Robbers drill through underground wall, tie up guard in Paris bank heist

By Jamey Keaten, AP
Tuesday, March 30, 2010

Robbers drill through wall in Paris bank heist

PARIS — Robbers bored through an underground wall into a bank vault in Paris, held a security guard hostage for hours and made off with loot from private safe deposit boxes in a nighttime heist, officials said Tuesday.

The thieves entered the LCL bank branch near Paris’ gilded Opera through a neighboring cellar, then torched the vault to cover their tracks before fleeing, police and judicial officials said.

An investigation was under way to determine the details and the total take from the heist that started Saturday night and lasted until dawn Sunday. No arrests had been made, authorities said.

The guard was freed as the robbers fled, and he alerted firefighters who put out the blaze, police said.
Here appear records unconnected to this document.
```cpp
__global__ __launch_bounds__(256) void batchdesc_kernel(const int* __restrict__ offs, int* __restrict__ row_sample, float* __restrict__ inv_nr,
                                                        int* __restrict__ tile_off, int4* __restrict__ tile_desc, int B, int ntile_max) {
  __shared__ int part[256];
  __shared__ int total_s;
  const int t = threadIdx.x, per = (B + 255) / 256, b0 = min(B, t * per), b1 = min(B, b0 + per);
  const int T = offs[B];
  int s = 0;
  for (int b = b0; b < b1; ++b) s += (offs[b + 1] - offs[b] + 31) >> 5;
  {
    const int lane = t & 63, w = t >> 6;
    int incl = s;
#pragma unroll
    for (int o = 1; o < 64; o <<= 1) { const int v = __shfl_up(incl, o, 64); if (lane >= o) incl += v; }
    if (lane == 63) part[w] = incl;
    __syncthreads();
    const int w0 = part[0], w1 = part[1], w2 = part[2], w3 = part[3];
    __syncthreads();
    const int base = w == 0 ? 0 : (w == 1 ? w0 : (w == 2 ? w0 + w1 : w0 + w1 + w2));
    part[t] = base + incl - s;
// ... 703 lines not shown
  if (tid < 256) reinterpret_cast<float4*>(WfL)[tid] = wfl;
  __syncthreads();
  tstamp(a.stamps, 2);
  if (active) {
    float w8[8];
#pragma unroll
    for (int c = 0; c < 8; ++c) w8[c] = wB[t * 8 + c];
#pragma unroll
    for (int j = 0; j < 4; ++j) {
      const float4 ca = reinterpret_cast<const float4*>(combS)[(b0 + j) * 2], cb = reinterpret_cast<const float4*>(combS)[(b0 + j) * 2 + 1];
      const float acc = bias2 + w8[0] * ca.x + w8[1] * ca.y + w8[2] * ca.z + w8[3] * ca.w + w8[4] * cb.x + w8[5] * cb.y + w8[6] * cb.z + w8[7] * cb.w;
      if (b0 + j < B) atomicAdd(gF1sum + (b0 + j) * 256 + t, acc);
    }
  }
  tstamp(a.stamps, 3);
  tail_arrive_wait(cnt + 0, gaveup, &s_timed_out, a.debug_skip == (int)blockIdx.x + 1);
  tstamp(a.stamps, 4);
  {
    const float4 v4 = tid < B * 64 ? reinterpret_cast<const float4*>(gF1sum)[tid] : z4;
    if (tid < B4 * 64) {
      float v[4] = {fmaxf(v4.x, 0.f), fmaxf(v4.y, 0.f), fmaxf(v4.z, 0.f), fmaxf(v4.w, 0.f)};
      if (dodrop) {
#pragma unroll
        for (int e = 0; e < 4; ++e) v[e] *= drop_mult(a.drop, SITE_FUSE, (uint32_t)(sb * 256 + 4 * tid + e));
      }
      reinterpret_cast<float4*>(F1)[tid] = make_float4(v[0], v[1], v[2], v[3]);
      if (wg && g == 0 && tid < B * 64) reinterpret_cast<float4*>(gF1_out)[tid] = make_float4(v[0], v[1], v[2], v[3]);
    }
  }
  __syncthreads();
  tstamp(a.stamps, 5);
  if (active) {
    float acc[4] = {0.f, 0.f, 0.f, 0.f};
#pragma unroll
    for (int i = 0; i < 4; ++i)
#pragma unroll
      for (int j = 0; j < 4; ++j) acc[j] = fmaf(WfL[wv * 256 + lane + 64 * i], F1[(b0 + j) * 256 + lane + 64 * i], acc[j]);
    wave_sum4(acc);
    if (lane == 63) {
// ... 6 lines not shown
  }
  __syncthreads();
  tstamp(a.stamps, 6);
  if (active) {
    const float4 wa0 = reinterpret_cast<const float4*>(wA)[t], wa1 = reinterpret_cast<const float4*>(wA)[t + 256];
#pragma unroll
    for (int j = 0; j < 4; ++j) {
      const float4 f = reinterpret_cast<const float4*>(fusedS)[b0 + j];
      if (b0 + j < B) {
        atomicAdd(ghidsum + (b0 + j) * 512 + t, bias4a + wa0.x * f.x + wa0.y * f.y + wa0.z * f.z + wa0.w * f.w);
        atomicAdd(ghidsum + (b0 + j) * 512 + t + 256, bias4b + wa1.x * f.x + wa1.y * f.y + wa1.z * f.z + wa1.w * f.w);
      }
    }
  }
  tstamp(a.stamps, 7);
  tail_arrive_wait(cnt + 1, gaveup, &s_timed_out);
  tstamp(a.stamps, 8);
  {
    float4 v4[2];
#pragma unroll
    for (int it = 0; it < 2; ++it) { const int i = tid + TF_THREADS * it; v4[it] = i < B * 128 ? reinterpret_cast<const float4*>(ghidsum)[i] : z4; }
#pragma unroll
    for (int it = 0; it < 2; ++it) {
      const int i = tid + TF_THREADS * it;
      if (i < B4 * 128) {
        float v[4] = {fmaxf(v4[it].x, 0.f), fmaxf(v4[it].y, 0.f), fmaxf(v4[it].z, 0.f), fmaxf(v4[it].w, 0.f)};
        if (dodrop) {
          const int b = sb + (i >> 7), m = (4 * i) & 511;
#pragma unroll
          for (int e = 0; e < 4; ++e) v[e] *= drop_mult(a.drop, SITE_HEAD0 + (uint32_t)(m >> 7), (uint32_t)(b * 128 + (m & 127) + e));
        }
        reinterpret_cast<float4*>(R2)[i] = make_float4(v[0], v[1], v[2], v[3]);
      }
    }
  }
  if (tid < TF_MAXB * TF_MAXW) dpre[tid] = 0.f;
  __syncthreads();
  tstamp(a.stamps, 9);
#pragma unroll 1
  for (int p = tid >> 2; p < B * Wd; p += TF_THREADS / 4) {
    const int kq = tid & 3;
    const int b = p / Wd, o = p - b * Wd;
    const int x = o < C ? 0 : (o < 2 * C ? 1 : (o == 2 * C ? 2 : 3));
    const float* wr = w3s + o * 129 + 4 * kq;
    const float* hr = R2 + b * 512 + x * 128 + 4 * kq;
// ... 645 lines not shown
```

Baseline: 97420 images/s.

## Precompute dropout keep masks early to overlap hashing with loads and MFMA

Dropout hash evaluation moves out of the softmax and FFN epilogue inner loops. Keep bits are now computed ahead of time into packed bitmasks: while global loads of K/V/Q tiles are in flight, interleaved between MFMA steps through a side callback, or before the grid-wide tail barriers in the head kernel. LDS stores are also deferred until after the hash work so memory latency overlaps ALU. The FFN epilogue is specialised at compile time on drop and save and splits full from partial row groups. This raises register pressure and code size, and relies on sched_barrier and asm pinning to hold the intended placement.

```diff
diff --git a/camouflage_multimodal_amd/csrc/common.h b/camouflage_multimodal_amd/csrc/common.h
--- a/camouflage_multimodal_amd/csrc/common.h
+++ b/camouflage_multimodal_amd/csrc/common.h
@@ -35,9 +35,11 @@
   return x;
 }
 
+__device__ __forceinline__ bool drop_keep(const DropCfg& d, uint32_t site, uint32_t idx) {
+  return fmix32((idx + (site * 0x85EBCA77u + d.seed_lo)) ^ d.seed_hi) >= d.thr;
+}
 __device__ __forceinline__ float drop_mult(const DropCfg& d, uint32_t site, uint32_t idx) {
-  const uint32_t x = fmix32((idx + (site * 0x85EBCA77u + d.seed_lo)) ^ d.seed_hi);
-  return x >= d.thr ? d.scale : 0.0f;
+  return drop_keep(d, site, idx) ? d.scale : 0.0f;
 }
 
 extern "C" __device__ int camo_writelane_i32(int, int, int) __asm("llvm.amdgcn.writelane.i32");
diff --git a/camouflage_multimodal_amd/csrc/fused_rows.hip b/camouflage_multimodal_amd/csrc/fused_rows.hip
--- a/camouflage_multimodal_amd/csrc/fused_rows.hip
+++ b/camouflage_multimodal_amd/csrc/fused_rows.hip
@@ -1,3 +1,4 @@
+#include <type_traits>
 #include "fused_rows.h"
 #include "shadow_inl.h"
 #include "gemm.h"
@@ -19,11 +20,13 @@
 #pragma unroll
     for (int i = 0; i < D; ++i) buf[i] = *wptr(i);
   }
-  __device__ __forceinline__ void run(const char* act, f32x16 (&acc)[NT]) {
-    run_f([&](int ks) { return *reinterpret_cast<const bf16x8*>(act + 32 * ks); }, acc);
-  }
-  template <class F>
-  __device__ __forceinline__ void run_f(F&& frag, f32x16 (&acc)[NT]) {
+  struct NoSide { __device__ __forceinline__ void operator()(int) const {} };
+  template <class G = NoSide>
+  __device__ __forceinline__ void run(const char* act, f32x16 (&acc)[NT], G&& side = G()) {
+    run_f([&](int ks) { return *reinterpret_cast<const bf16x8*>(act + 32 * ks); }, acc, side);
+  }
+  template <class F, class G = NoSide>
+  __device__ __forceinline__ void run_f(F&& frag, f32x16 (&acc)[NT], G&& side = G()) {
     bf16x8 x = frag(keff(0)), xn = x;
 #pragma unroll
     for (int i = 0; i < TOTAL; ++i) {
@@ -36,10 +39,13 @@
       }
       if constexpr (W_IS_A) acc[t] = __builtin_amdgcn_mfma_f32_32x32x16_bf16(wf, x, acc[t], 0, 0, 0);
       else                  acc[t] = __builtin_amdgcn_mfma_f32_32x32x16_bf16(x, wf, acc[t], 0, 0, 0);
+      side(i);
       __builtin_amdgcn_sched_barrier(0);
     }
   }
 };
+
+#define PIN_HERE(v) asm volatile("" : "+v"(v))
 
 __device__ __forceinline__ void stamp(unsigned long long* stamps, int k) {
   if (stamps && threadIdx.x == 0) stamps[(size_t)blockIdx.x * 8 + k] = __builtin_amdgcn_s_memrealtime();
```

The blackened carcasses of power tools — a drill, a compressor and an angle grinder — littered the scene.

Thieves often attack armored cars in France. But drilling through an 80-centimeter (32-inch) thick bank wall is “a rather strange way of operating,” Paris prosecutor’s office spokeswoman Isabelle Montagne said.

It was not immediately clear how the burglars got in to an underground chamber adjacent to the vault.

Security guard Shery Kore recounted on France’s BFM TV that his unidentified colleague who was held hostage spoke of three assailants who told him to stand spread-eagle against a wall for nine hours.

“They told him: ‘if you want to stay alive, don’t look behind you,’” Kore said.

BFM broadcast pictures of the hole — which has since been filled back with concrete — that appeared about wide enough for a thin man’s torso to fit through.

Christian Julien, a customer who had used one of the 200 safety boxes inside the bank, told BFM that he had valuables worth euro15,000 ($20,260) or so inside.

“I didn’t have any money inside but jewels, quality jewels that belonged to my wife, that I had brought back from Africa a long time ago,” he said. “They had a sentimental value for us. It is always the same thing in a robbery.”